Dataset content:
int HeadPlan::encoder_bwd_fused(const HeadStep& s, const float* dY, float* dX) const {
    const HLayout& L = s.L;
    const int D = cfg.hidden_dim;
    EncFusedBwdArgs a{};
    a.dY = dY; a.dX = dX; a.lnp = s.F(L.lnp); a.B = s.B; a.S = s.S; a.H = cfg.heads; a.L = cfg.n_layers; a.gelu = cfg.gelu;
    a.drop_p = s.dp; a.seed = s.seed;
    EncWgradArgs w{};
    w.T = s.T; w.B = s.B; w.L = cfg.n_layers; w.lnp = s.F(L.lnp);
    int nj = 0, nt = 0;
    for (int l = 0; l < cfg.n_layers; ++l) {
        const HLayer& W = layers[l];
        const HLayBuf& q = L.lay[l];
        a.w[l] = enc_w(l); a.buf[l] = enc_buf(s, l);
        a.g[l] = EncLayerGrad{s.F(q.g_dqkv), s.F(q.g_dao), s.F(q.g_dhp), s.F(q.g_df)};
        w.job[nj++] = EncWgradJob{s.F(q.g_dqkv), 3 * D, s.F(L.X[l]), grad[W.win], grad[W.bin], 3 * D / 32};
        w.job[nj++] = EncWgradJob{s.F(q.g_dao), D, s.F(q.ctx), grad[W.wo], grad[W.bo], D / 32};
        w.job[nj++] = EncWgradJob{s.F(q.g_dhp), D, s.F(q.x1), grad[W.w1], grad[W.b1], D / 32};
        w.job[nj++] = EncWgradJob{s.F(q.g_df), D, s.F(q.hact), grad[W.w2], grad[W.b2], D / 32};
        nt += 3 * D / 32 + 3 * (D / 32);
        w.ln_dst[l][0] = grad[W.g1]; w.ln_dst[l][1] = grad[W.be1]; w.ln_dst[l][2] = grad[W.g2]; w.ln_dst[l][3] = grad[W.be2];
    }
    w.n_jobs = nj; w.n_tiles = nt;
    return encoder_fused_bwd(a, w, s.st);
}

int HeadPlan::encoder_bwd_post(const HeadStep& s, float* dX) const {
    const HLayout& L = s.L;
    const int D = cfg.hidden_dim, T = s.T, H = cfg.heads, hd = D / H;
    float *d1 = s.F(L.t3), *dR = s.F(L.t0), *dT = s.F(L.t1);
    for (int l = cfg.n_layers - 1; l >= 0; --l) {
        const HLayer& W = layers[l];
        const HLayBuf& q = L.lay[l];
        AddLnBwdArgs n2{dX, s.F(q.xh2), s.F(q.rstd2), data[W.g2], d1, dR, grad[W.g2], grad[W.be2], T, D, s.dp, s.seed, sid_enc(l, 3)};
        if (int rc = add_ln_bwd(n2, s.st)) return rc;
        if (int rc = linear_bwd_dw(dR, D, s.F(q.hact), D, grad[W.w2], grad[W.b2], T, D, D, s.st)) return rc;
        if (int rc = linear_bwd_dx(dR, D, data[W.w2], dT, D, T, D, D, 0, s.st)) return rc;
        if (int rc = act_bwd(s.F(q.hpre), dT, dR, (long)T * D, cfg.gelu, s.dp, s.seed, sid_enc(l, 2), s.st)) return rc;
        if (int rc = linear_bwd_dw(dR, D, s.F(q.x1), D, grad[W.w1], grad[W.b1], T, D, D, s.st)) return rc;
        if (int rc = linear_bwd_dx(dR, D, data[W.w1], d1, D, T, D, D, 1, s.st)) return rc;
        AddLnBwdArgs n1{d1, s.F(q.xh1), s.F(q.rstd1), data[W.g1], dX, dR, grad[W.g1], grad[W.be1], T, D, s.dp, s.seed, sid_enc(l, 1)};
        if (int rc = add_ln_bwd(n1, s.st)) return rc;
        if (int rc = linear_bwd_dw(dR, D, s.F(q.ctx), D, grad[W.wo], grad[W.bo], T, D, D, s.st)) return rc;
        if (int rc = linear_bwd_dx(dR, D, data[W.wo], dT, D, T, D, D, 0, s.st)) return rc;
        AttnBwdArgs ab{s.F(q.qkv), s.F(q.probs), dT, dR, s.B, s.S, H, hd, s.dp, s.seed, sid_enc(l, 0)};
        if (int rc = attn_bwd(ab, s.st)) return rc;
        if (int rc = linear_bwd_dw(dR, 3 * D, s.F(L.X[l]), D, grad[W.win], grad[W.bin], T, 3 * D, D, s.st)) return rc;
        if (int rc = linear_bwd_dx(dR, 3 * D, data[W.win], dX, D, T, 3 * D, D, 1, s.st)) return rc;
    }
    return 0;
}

...

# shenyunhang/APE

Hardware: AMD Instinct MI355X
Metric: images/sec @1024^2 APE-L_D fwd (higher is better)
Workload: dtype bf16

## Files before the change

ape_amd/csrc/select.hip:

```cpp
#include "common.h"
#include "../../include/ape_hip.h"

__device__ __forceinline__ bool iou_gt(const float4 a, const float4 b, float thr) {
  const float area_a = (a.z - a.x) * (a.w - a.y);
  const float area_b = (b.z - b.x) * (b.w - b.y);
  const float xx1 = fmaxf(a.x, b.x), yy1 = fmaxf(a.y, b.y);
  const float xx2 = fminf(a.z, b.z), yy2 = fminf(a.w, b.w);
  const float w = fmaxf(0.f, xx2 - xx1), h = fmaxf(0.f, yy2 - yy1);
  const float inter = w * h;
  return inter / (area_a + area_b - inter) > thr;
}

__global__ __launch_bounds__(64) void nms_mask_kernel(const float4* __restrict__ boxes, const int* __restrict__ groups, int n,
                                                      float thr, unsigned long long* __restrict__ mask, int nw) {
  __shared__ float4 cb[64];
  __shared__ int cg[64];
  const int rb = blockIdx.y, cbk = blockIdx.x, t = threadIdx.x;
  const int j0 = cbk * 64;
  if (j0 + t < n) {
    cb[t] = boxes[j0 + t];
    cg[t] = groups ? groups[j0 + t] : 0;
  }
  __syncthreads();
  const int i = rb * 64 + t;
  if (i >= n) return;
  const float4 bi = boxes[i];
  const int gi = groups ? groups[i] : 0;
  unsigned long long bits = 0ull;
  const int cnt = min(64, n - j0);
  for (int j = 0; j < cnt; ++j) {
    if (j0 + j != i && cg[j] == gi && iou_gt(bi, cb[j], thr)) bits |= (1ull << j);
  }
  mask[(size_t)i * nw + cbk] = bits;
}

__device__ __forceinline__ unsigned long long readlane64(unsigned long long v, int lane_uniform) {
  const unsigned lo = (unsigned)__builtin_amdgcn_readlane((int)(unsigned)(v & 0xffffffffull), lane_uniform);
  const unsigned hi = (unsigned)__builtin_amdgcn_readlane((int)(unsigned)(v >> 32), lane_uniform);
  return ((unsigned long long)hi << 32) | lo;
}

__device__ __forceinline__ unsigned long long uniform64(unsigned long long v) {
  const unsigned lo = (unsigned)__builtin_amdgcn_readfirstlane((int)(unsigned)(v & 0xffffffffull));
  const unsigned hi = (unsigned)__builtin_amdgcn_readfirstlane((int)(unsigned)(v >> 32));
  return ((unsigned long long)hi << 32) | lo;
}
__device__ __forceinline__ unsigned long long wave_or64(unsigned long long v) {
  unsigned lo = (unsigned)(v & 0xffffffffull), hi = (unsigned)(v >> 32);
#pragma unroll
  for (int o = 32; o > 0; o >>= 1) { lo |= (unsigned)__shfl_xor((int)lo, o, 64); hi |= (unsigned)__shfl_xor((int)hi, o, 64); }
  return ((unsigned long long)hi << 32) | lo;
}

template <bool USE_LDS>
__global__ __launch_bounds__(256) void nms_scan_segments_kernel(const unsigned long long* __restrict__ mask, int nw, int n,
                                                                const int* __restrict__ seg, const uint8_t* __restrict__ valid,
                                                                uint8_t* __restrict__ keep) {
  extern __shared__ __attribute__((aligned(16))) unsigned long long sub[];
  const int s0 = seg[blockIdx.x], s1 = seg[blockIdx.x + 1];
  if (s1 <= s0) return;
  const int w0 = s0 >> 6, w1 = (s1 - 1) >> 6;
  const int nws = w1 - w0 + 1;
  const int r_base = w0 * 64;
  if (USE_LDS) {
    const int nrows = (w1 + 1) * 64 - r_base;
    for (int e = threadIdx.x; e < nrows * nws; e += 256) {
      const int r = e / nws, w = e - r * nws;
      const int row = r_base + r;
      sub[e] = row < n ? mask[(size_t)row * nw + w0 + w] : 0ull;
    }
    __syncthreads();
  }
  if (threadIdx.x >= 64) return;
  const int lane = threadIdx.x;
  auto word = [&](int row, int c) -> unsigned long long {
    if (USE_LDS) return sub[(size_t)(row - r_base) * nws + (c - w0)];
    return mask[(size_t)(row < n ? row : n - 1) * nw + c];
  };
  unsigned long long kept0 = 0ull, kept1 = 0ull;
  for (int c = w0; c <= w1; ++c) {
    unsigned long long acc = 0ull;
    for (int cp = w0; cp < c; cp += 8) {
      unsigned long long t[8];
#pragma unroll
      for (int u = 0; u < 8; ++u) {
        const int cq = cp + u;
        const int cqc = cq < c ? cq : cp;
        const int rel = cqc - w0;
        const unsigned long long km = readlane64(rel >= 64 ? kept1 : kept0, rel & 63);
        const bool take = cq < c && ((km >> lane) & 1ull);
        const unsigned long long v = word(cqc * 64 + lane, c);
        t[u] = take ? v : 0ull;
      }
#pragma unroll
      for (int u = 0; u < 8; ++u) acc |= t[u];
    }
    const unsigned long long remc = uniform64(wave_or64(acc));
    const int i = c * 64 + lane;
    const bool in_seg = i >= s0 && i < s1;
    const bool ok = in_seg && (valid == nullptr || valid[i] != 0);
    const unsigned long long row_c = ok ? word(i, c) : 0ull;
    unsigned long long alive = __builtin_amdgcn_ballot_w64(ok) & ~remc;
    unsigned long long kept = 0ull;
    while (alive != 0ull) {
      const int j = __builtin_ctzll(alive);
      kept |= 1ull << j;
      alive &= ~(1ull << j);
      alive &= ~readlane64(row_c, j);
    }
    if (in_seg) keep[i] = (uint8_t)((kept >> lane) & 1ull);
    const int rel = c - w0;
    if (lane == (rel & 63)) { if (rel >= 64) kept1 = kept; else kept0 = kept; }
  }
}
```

Prompt: All lines in the data that contain the word "bits" should be copied.

Worked solution:
  unsigned long long bits = 0ull;
    if (j0 + j != i && cg[j] == gi && iou_gt(bi, cb[j], thr)) bits |= (1ull << j);
  mask[(size_t)i * nw + cbk] = bits;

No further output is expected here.